Having thought about it, I suppose the same potentially applies to ACCT, depending on which currency it is.  Transaction directly on chain tend to involve a miners fee, which (in BTC at least) is usually slightly higher than the exchange's buy/sell fees.  In that regard, ACCT would be better for one-off trades as there's literally zero counterparty risk involved.  But for frequent trades (daytrading) the exchanges would be more profitable, so your multi-sig proposal would be a significant improvement.

If scaling ever gets sorted, I sincerely hope the next big priority is ACCT.

[franky1]

the shapeshift model wont work for daytraders.

Having thought about it, I suppose the same potentially applies to ACCT, depending on which currency it is.  Transaction directly on chain tend to involve a miners fee, which (in BTC at least) is usually slightly higher than the exchange's buy/sell fees.  In that regard, ACCT would be better for one-off trades as there's literally zero counterparty risk involved.  But for frequent trades (daytrading) the exchanges would be more profitable, so your multi-sig proposal would be a significant improvement.

If scaling ever gets sorted, I sincerely hope the next big priority is ACCT.

this is why litecoin, vertcoin and other alts are also doing LN. so that a future LN client can interact with many coins and swap independently and settle on all blockchains at a later('withdraw') time.

but all LN concepts at the moment still have flaws, so its too early to tell

[BigBoom3599]

What about exchanges like ShapeShift? They don't hold your funds (not for long atleast) so if they get hacked, not much would be lost.
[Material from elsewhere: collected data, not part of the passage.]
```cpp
template <int LO, int HI, int K = LO>
__device__ __forceinline__ void sh_accumulate(int deg, const ShDir &d, const float *part, float (&res)[3]) {
  if constexpr (K < HI) {
    if (deg >= sh_band_of(K)) {
      const float w = sh_weight<K>(d);
#pragma unroll
      for (int ch = 0; ch < 3; ch++) {
        const float t = w * part[(K - LO) * 3 + ch];
        res[ch] = K == 0 ? t : res[ch] + t;
      }
    }
    sh_accumulate<LO, HI, K + 1>(deg, d, part, res);
  }
}
__device__ __forceinline__ float3 sh_finish(float (&res)[3], uint32_t &clamp_bits) {
  clamp_bits = 0;
#pragma unroll
  for (int ch = 0; ch < 3; ch++) {
    res[ch] += 0.5f;
    if (res[ch] < 0) clamp_bits |= 1u << ch;
    res[ch] = fmaxf(res[ch], 0.0f);
  }
  return make_float3(res[0], res[1], res[2]);
}

template <int LO, int HI, int K = LO>
__device__ __forceinline__ void sh_backward_range(int deg, const ShDir &d, float *part, const float (&dRGB)[3], float (&dd)[9]) {
  if constexpr (K < HI) {
    float *c = part + (K - LO) * 3;
    if (deg >= sh_band_of(K)) {
      const float w = sh_weight<K>(d);
      if constexpr (K > 0) {
        const float3 g = sh_weight_grad<K>(d);
#pragma unroll
        for (int ch = 0; ch < 3; ch++) {
          const float s = c[ch];
          dd[ch] += g.x * s;
          dd[3 + ch] += g.y * s;
          dd[6 + ch] += g.z * s;
        }
      }
#pragma unroll
      for (int ch = 0; ch < 3; ch++) c[ch] = w * dRGB[ch];
    } else {
      c[0] = c[1] = c[2] = 0.f;
    }
    sh_backward_range<LO, HI, K + 1>(deg, d, part, dRGB, dd);
  }
}
__device__ __forceinline__ void sh_backward_finish(const float3 d0, const float (&dRGB)[3], const float (&dd)[9], float *dL_dmean) {
  const float dd0 = dd[0] * dRGB[0] + dd[1] * dRGB[1] + dd[2] * dRGB[2];
  const float dd1 = dd[3] * dRGB[0] + dd[4] * dRGB[1] + dd[5] * dRGB[2];
  const float dd2 = dd[6] * dRGB[0] + dd[7] * dRGB[1] + dd[8] * dRGB[2];
  const float sum2 = d0.x * d0.x + d0.y * d0.y + d0.z * d0.z;
  const float inv32 = 1.0f / sqrtf(sum2 * sum2 * sum2);
  dL_dmean[0] += ((+sum2 - d0.x * d0.x) * dd0 - d0.y * d0.x * dd1 - d0.z * d0.x * dd2) * inv32;
  dL_dmean[1] += (-d0.x * d0.y * dd0 + (sum2 - d0.y * d0.y) * dd1 - d0.z * d0.y * dd2) * inv32;
  dL_dmean[2] += (-d0.x * d0.z * dd0 - d0.y * d0.z * dd1 + (sum2 - d0.z * d0.z) * dd2) * inv32;
}

__device__ __forceinline__ void sh_basis(int deg, float x, float y, float z, float *w) {
  w[0] = kSH0;
  if (deg > 0) {
    w[1] = -kSH1 * y;
    w[2] = kSH1 * z;
    w[3] = -kSH1 * x;
    if (deg > 1) {
      const float xx = x * x, yy = y * y, zz = z * z, xy = x * y, yz = y * z, xz = x * z;
      w[4] = kSH2[0] * xy;
      w[5] = kSH2[1] * yz;
      w[6] = kSH2[2] * (2.f * zz - xx - yy);
      w[7] = kSH2[3] * xz;
      w[8] = kSH2[4] * (xx - yy);
      if (deg > 2) {
        w[9] = kSH3[0] * y * (3.f * xx - yy);
        w[10] = kSH3[1] * xy * z;
        w[11] = kSH3[2] * y * (4.f * zz - xx - yy);
        w[12] = kSH3[3] * z * (2.f * zz - 3.f * xx - 3.f * yy);
        w[13] = kSH3[4] * x * (4.f * zz - xx - yy);
        w[14] = kSH3[5] * z * (xx - yy);
// ... 8 lines not shown
```

Baseline: 2767.

## Precompute SH direction Jacobian in forward preprocess and reuse it in backward

While the SH coefficients are already staged in LDS during the forward preprocess, the kernel now also computes the 3x9 direction Jacobian (dColor/ddir contracted per channel) and stores 9 floats per Gaussian. The backward preprocess then reads this Jacobian instead of reloading the SH coefficients, so it only writes dL_dsh and skips the coefficient read. A header word records the SH degree so the backward pass can check that the cache is valid. This trades 48 coefficient reads per Gaussian in backward for 9 extra writes in forward and 9 reads in backward, plus extra ALU work in forward. It also uses a fused-contract direction helper, which may change rounding slightly.

```diff
diff --git a/mygauhuman_amd/csrc/geometry.hip b/mygauhuman_amd/csrc/geometry.hip
--- a/mygauhuman_amd/csrc/geometry.hip
+++ b/mygauhuman_amd/csrc/geometry.hip
@@ -123,12 +123,20 @@
       }
     }
   }
+  const bool jac = STAGE_SH && a.sh_jac && a.D > 0;
+  ShDir dirj = {};
+  float dd[9] = {0.f, 0.f, 0.f, 0.f, 0.f, 0.f, 0.f, 0.f, 0.f};
   if (STAGE_SH) {
     float3 d0;
     const ShDir dir = sh_dir(p, a.campos, d0);
     float res[3] = {0.f, 0.f, 0.f};
-    __syncthreads();
-    if (want_sh) sh_accumulate<0, SH_M / 2>(a.D, dir, &s_sh[threadIdx.x * SH_LDS_ROW], res);
+    float3 d0j;
+    if (jac) dirj = sh_dir_fused(p, a.campos, d0j);
+    __syncthreads();
+    if (want_sh) {
+      sh_accumulate<0, SH_M / 2>(a.D, dir, &s_sh[threadIdx.x * SH_LDS_ROW], res);
+      if (jac) sh_jacobian_range<0, SH_M / 2>(a.D, dirj, &s_sh[threadIdx.x * SH_LDS_ROW], dd);
+    }
     __syncthreads();
     {
       const int nrows = min(PRE_BLOCK, a.P - blockIdx.x * PRE_BLOCK);
@@ -160,6 +168,7 @@
       rec.b = rgb.z;
     }
   }
+  if (blockIdx.x == 0 && threadIdx.x == 0) a.geom.total[SH_JAC_HDR] = (STAGE_SH && a.sh_jac) ? sh_jac_word(a.D) : 0u;
   if (i < a.P) {
     a.radii[i] = my_radius;
     a.geom.tiles_touched[i] = tiles;
@@ -173,6 +182,12 @@
 #pragma unroll
       for (int k = 0; k < GROWX / 4; k++) row[k] = make_float4(0.f, 0.f, 0.f, 0.f);
     }
+  }
+  if (want_sh && jac) {
+    sh_jacobian_range<SH_M / 2, SH_M>(a.D, dirj, &s_sh[threadIdx.x * SH_LDS_ROW], dd);
+    float *dst = a.geom.sh_jac + 9 * (size_t)i;
+#pragma unroll
+    for (int k = 0; k < 9; k++) dst[k] = dd[k];
   }
   const uint32_t incl_w = wave_incl_scan(tiles);
   const int wave = threadIdx.x / WAVE, lane = threadIdx.x % WAVE;
diff --git a/mygauhuman_amd/csrc/gsr_api.hip b/mygauhuman_amd/csrc/gsr_api.hip
--- a/mygauhuman_amd/csrc/gsr_api.hip
+++ b/mygauhuman_amd/csrc/gsr_api.hip
@@ -144,6 +144,9 @@
   } else if (!strcmp(key, "bake_batch_cells")) {
     if (v < 0 || v > 1000) return bad("0 (as many as the workspace holds) or 1 .. 1000");
     o.bake_batch_cells = v;
+  } else if (!strcmp(key, "sh_jacobian")) {
+    if (v != 0 && v != 1) return bad("0 or 1");
+    o.sh_jacobian = v;
   } else if (!strcmp(key, "debug_no_atomics")) {
     if (v != 0 && v != 1) return bad("0 or 1");
     o.debug_no_atomics = v;
@@ -410,6 +413,7 @@
   pa.prefiltered = in.prefiltered;
   pa.sh_half = in.sh_half;
   pa.zero_rows = (in.debug & GSR_FWD_ZERO_ROWS) ? 1 : 0;
+  pa.sh_jac = (options_for(stream).sh_jacobian && in.n_extra == 0) ? 1 : 0;
   if (in.prefiltered) GSR_HIP(zero_async(geom.total + 1, sizeof(uint32_t), stream));
   prof_begin(PROF_PREPROCESS_FWD, stream);
   int rc = launch_preprocess_forward(pa, stream);
@@ -803,6 +807,10 @@
   pb.dL_dsh = dL_dsh;
   pb.dL_dscale = dL_dscale;
   pb.dL_drot = dL_drot;
+  if (opt.sh_jacobian && n_extra == 0 && !p1) {
+    pb.sh_jac = geom.sh_jac;
+    pb.sh_jac_hdr = geom.total + SH_JAC_HDR;
+  }
   prof_begin(PROF_PREPROCESS_BWD, stream);
   rc = launch_preprocess_backward(pb, stream);
   prof_end(PROF_PREPROCESS_BWD, stream);
diff --git a/mygauhuman_amd/csrc/gsr_common.h b/mygauhuman_amd/csrc/gsr_common.h
--- a/mygauhuman_amd/csrc/gsr_common.h
+++ b/mygauhuman_amd/csrc/gsr_common.h
@@ -35,6 +35,7 @@
   uint32_t *block_prefix;
   uint32_t *total;
   float *grad_rows;
+  float *sh_jac;
 };
 struct BinningState {
   uint64_t *keys_a;
@@ -69,6 +70,9 @@
 constexpr int SORT_TILE = SORT_ITEMS * SORT_BLOCK;
 inline size_t sort_blocks(size_t n) { return (n + SORT_TILE - 1) / SORT_TILE; }
 inline size_t sort_hist_words(size_t n) { return 256 * (sort_blocks(n) ? sort_blocks(n) : 1) + 256; }
+
+constexpr int SH_JAC_HDR = 3;
+constexpr uint32_t sh_jac_word(int D) { return (uint32_t)D + 1u; }
 
 inline GeomState geom_from_chunk(char *chunk_, size_t P, size_t *end = nullptr) {
   GeomState g;
@@ -85,6 +89,7 @@
   carve(chunk, g.block_prefix, nb);
   carve(chunk, g.total, 4);
   carve(chunk, g.grad_rows, P * GROWX);
+  carve(chunk, g.sh_jac, P * 9);
   if (end) *end = chunk;
   return g;
 }
@@ -203,6 +208,7 @@
   int blend_segments = 8;
   int blend_prio = 1;
   int bake_batch_cells = 0;
+  int sh_jacobian = 1;
   int debug_no_atomics = 0;
 };
 Options options_for(hipStream_t stream);
@@ -219,6 +225,7 @@
   int prefiltered;
   int sh_half;
   int zero_rows;
+  int sh_jac;
 };
 int launch_preprocess_forward(const PreprocessArgs &a, hipStream_t stream);
 int launch_mark_visible(int P, const float *means3D, const float *view, uint8_t *present, hipStream_t stream);
@@ -344,6 +351,8 @@
   const SplatRec *recs;
   float *dL_dmean2D, *dL_dconic, *dL_dopacity, *dL_dcolor, *dL_dmean3D, *dL_dcov3D, *dL_dsh, *dL_dscale, *dL_drot;
   int sh_half;
+  const float *sh_jac;
+  const uint32_t *sh_jac_hdr;
 };
 int launch_preprocess_backward(const PreprocessBwdArgs &a, hipStream_t stream);
 
diff --git a/mygauhuman_amd/csrc/preprocess_bwd.hip b/mygauhuman_amd/csrc/preprocess_bwd.hip
--- a/mygauhuman_amd/csrc/preprocess_bwd.hip
+++ b/mygauhuman_amd/csrc/preprocess_bwd.hip
@@ -254,7 +254,54 @@
       }
     }
   }
-  if (STAGE_SH) {
+  if (STAGE_SH && a.sh_jac && a.sh_jac_hdr[0] == sh_jac_word(a.D)) {
+    const int first = blockIdx.x * BWD_BLOCK;
+    const int nrows = min(BWD_BLOCK, a.P - first);
+    DeferredSh d;
+    d.live = false;
+    if (i < a.P) preprocess_backward_one<true>(a, i, nullptr, nullptr, &d);
+    float3 d0 = make_float3(1.f, 0.f, 0.f);
+    ShDir dir = {};
+    float dd[9] = {0.f, 0.f, 0.f, 0.f, 0.f, 0.f, 0.f, 0.f, 0.f};
+    if (d.live) {
+      dir = sh_dir_fused(d.mean, a.campos, d0);
+      if (a.D > 0) {
+#pragma unroll
+        for (int k = 0; k < 9; k++) dd[k] = a.sh_jac[9 * (size_t)i + k];
+      }
+    }
+    float *mine = &s_sh[threadIdx.x * BSH_LDS_ROW];
+    float4 *out = reinterpret_cast<float4 *>(a.dL_dsh + (size_t)first * BSH_ROW);
+    if (d.live) {
+      sh_gradient_range<0, BSH_M / 2>(a.D, dir, mine, d.dRGB);
+    } else if (i < a.P) {
+#pragma unroll
+      for (int k = 0; k < BSH_HALF; k++) mine[k] = 0.f;
+    }
+    __syncthreads();
+#pragma unroll
+    for (int j = 0; j < BSH_CPT; j++) {
+      const int e = (int)threadIdx.x + j * BWD_BLOCK, row = e / BSH_CPT, c4 = e % BSH_CPT;
+      if (row < nrows) out[row * (BSH_ROW / 4) + c4] = *reinterpret_cast<const float4 *>(&s_sh[row * BSH_LDS_ROW + 4 * c4]);
+    }
+    __syncthreads();
+    if (d.live) {
+      sh_gradient_range<BSH_M / 2, BSH_M>(a.D, dir, mine, d.dRGB);
+      sh_backward_finish(d0, d.dRGB, dd, d.dm);
+      a.dL_dmean3D[3 * (size_t)i + 0] = d.dm[0];
+      a.dL_dmean3D[3 * (size_t)i + 1] = d.dm[1];
+      a.dL_dmean3D[3 * (size_t)i + 2] = d.dm[2];
+    } else if (i < a.P) {
+#pragma unroll
+      for (int k = 0; k < BSH_HALF; k++) mine[k] = 0.f;
+    }
+    __syncthreads();
+#pragma unroll
+    for (int j = 0; j < BSH_CPT; j++) {
+      const int e = (int)threadIdx.x + j * BWD_BLOCK, row = e / BSH_CPT, c4 = e % BSH_CPT;
+      if (row < nrows) out[row * (BSH_ROW / 4) + BSH_CPT + c4] = *reinterpret_cast<const float4 *>(&s_sh[row * BSH_LDS_ROW + 4 * c4]);
+    }
+  } else if (STAGE_SH) {
     const int first = blockIdx.x * BWD_BLOCK;
     const int nrows = min(BWD_BLOCK, a.P - first);
     float4 second[BSH_CPT];
@@ -289,7 +336,7 @@
     float3 d0 = make_float3(1.f, 0.f, 0.f);
     ShDir dir = {};
     float dd[9] = {0.f, 0.f, 0.f, 0.f, 0.f, 0.f, 0.f, 0.f, 0.f};
-    if (d.live) dir = sh_dir(d.mean, a.campos, d0);
+    if (d.live) dir = sh_dir_fused(d.mean, a.campos, d0);
     float *mine = &s_sh[threadIdx.x * BSH_LDS_ROW];
     float4 *out = reinterpret_cast<float4 *>(a.dL_dsh + (size_t)first * BSH_ROW);
     __syncthreads();
diff --git a/mygauhuman_amd/csrc/sh_math.h b/mygauhuman_amd/csrc/sh_math.h
--- a/mygauhuman_amd/csrc/sh_math.h
+++ b/mygauhuman_amd/csrc/sh_math.h
@@ -163,8 +163,25 @@
   if constexpr (K == 15) return kSH3[6] * d.x * (d.xx - 3.0f * d.yy);
   return 0.f;
 }
+__device__ __forceinline__ ShDir sh_dir_fused(const float3 pos, const float *campos, float3 &d0) {
+#pragma clang fp contract(fast)
+  d0 = make_float3(pos.x - campos[0], pos.y - campos[1], pos.z - campos[2]);
+  const float len = sqrtf(d0.x * d0.x + d0.y * d0.y + d0.z * d0.z);
+  ShDir d;
+  d.x = d0.x / len;
+  d.y = d0.y / len;
+  d.z = d0.z / len;
+  d.xx = d.x * d.x;
+  d.yy = d.y * d.y;
+  d.zz = d.z * d.z;
+  d.xy = d.x * d.y;
+  d.yz = d.y * d.z;
+  d.xz = d.x * d.z;
+  return d;
+}
 template <int K>
 __device__ __forceinline__ float3 sh_weight_grad(const ShDir &d) {
+#pragma clang fp contract(fast)
   if constexpr (K == 1) return make_float3(0.f, -kSH1, 0.f);
   if constexpr (K == 2) return make_float3(0.f, 0.f, kSH1);
   if constexpr (K == 3) return make_float3(-kSH1, 0.f, 0.f);
@@ -212,28 +229,54 @@
   return make_float3(res[0], res[1], res[2]);
 }
 
+template <int K>
+__device__ __forceinline__ void sh_jacobian_term(const ShDir &d, const float *c, float (&dd)[9]) {
+#pragma clang fp contract(fast)
+  if constexpr (K > 0) {
+    const float3 g = sh_weight_grad<K>(d);
+#pragma unroll
+    for (int ch = 0; ch < 3; ch++) {
+      const float s = c[ch];
+      dd[ch] += g.x * s;
+      dd[3 + ch] += g.y * s;
+      dd[6 + ch] += g.z * s;
+    }
+  }
+}
 template <int LO, int HI, int K = LO>
 __device__ __forceinline__ void sh_backward_range(int deg, const ShDir &d, float *part, const float (&dRGB)[3], float (&dd)[9]) {
   if constexpr (K < HI) {
     float *c = part + (K - LO) * 3;
     if (deg >= sh_band_of(K)) {
       const float w = sh_weight<K>(d);
-      if constexpr (K > 0) {
-        const float3 g = sh_weight_grad<K>(d);
-#pragma unroll
-        for (int ch = 0; ch < 3; ch++) {
-          const float s = c[ch];
-          dd[ch] += g.x * s;
-          dd[3 + ch] += g.y * s;
-          dd[6 + ch] += g.z * s;
-        }
-      }
+      sh_jacobian_term<K>(d, c, dd);
 #pragma unroll
       for (int ch = 0; ch < 3; ch++) c[ch] = w * dRGB[ch];
     } else {
       c[0] = c[1] = c[2] = 0.f;
     }
     sh_backward_range<LO, HI, K + 1>(deg, d, part, dRGB, dd);
+  }
+}
+template <int LO, int HI, int K = LO>
+__device__ __forceinline__ void sh_jacobian_range(int deg, const ShDir &d, const float *part, float (&dd)[9]) {
+  if constexpr (K < HI) {
+    if (deg >= sh_band_of(K)) sh_jacobian_term<K>(d, part + (K - LO) * 3, dd);
+    sh_jacobian_range<LO, HI, K + 1>(deg, d, part, dd);
+  }
+}
+template <int LO, int HI, int K = LO>
+__device__ __forceinline__ void sh_gradient_range(int deg, const ShDir &d, float *part, const float (&dRGB)[3]) {
+  if constexpr (K < HI) {
+    float *c = part + (K - LO) * 3;
+    if (deg >= sh_band_of(K)) {
+      const float w = sh_weight<K>(d);
+#pragma unroll
+      for (int ch = 0; ch < 3; ch++) c[ch] = w * dRGB[ch];
+    } else {
+      c[0] = c[1] = c[2] = 0.f;
+    }
+    sh_gradient_range<LO, HI, K + 1>(deg, d, part, dRGB);
   }
 }
 __device__ __forceinline__ void sh_backward_finish(const float3 d0, const float (&dRGB)[3], const float (&dd)[9], float *dL_dmean) {
```

New measurement: 2765. Within noise of the previous version (-0.1%).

Or is it just too impractical?

That depends if you think $230,000 counts as "much".  

Even the swap services aren't bulletproof.  A motivated attacker will usually find a weakness given sufficient time.  

Ofcourse that's a lot of money but if you compare that to what other 'hacked' exchanges have lost it's nothing 

[Senor.Bla]

As most of the time there are two solutions to this problem. You can do it on your own or you let other people do it for you.
How can you do it on your own? I am not talking about making your own exchange or trying to improve the exchanges security. I am talking about educating yourself and gaining knowledge. This will take time and effort, but you could protect your money with a cold storage, multi sigs and more. And if you do not want that then you have to let other people do it for you. They will take money for doings so and you have no guarantee that you can trust them.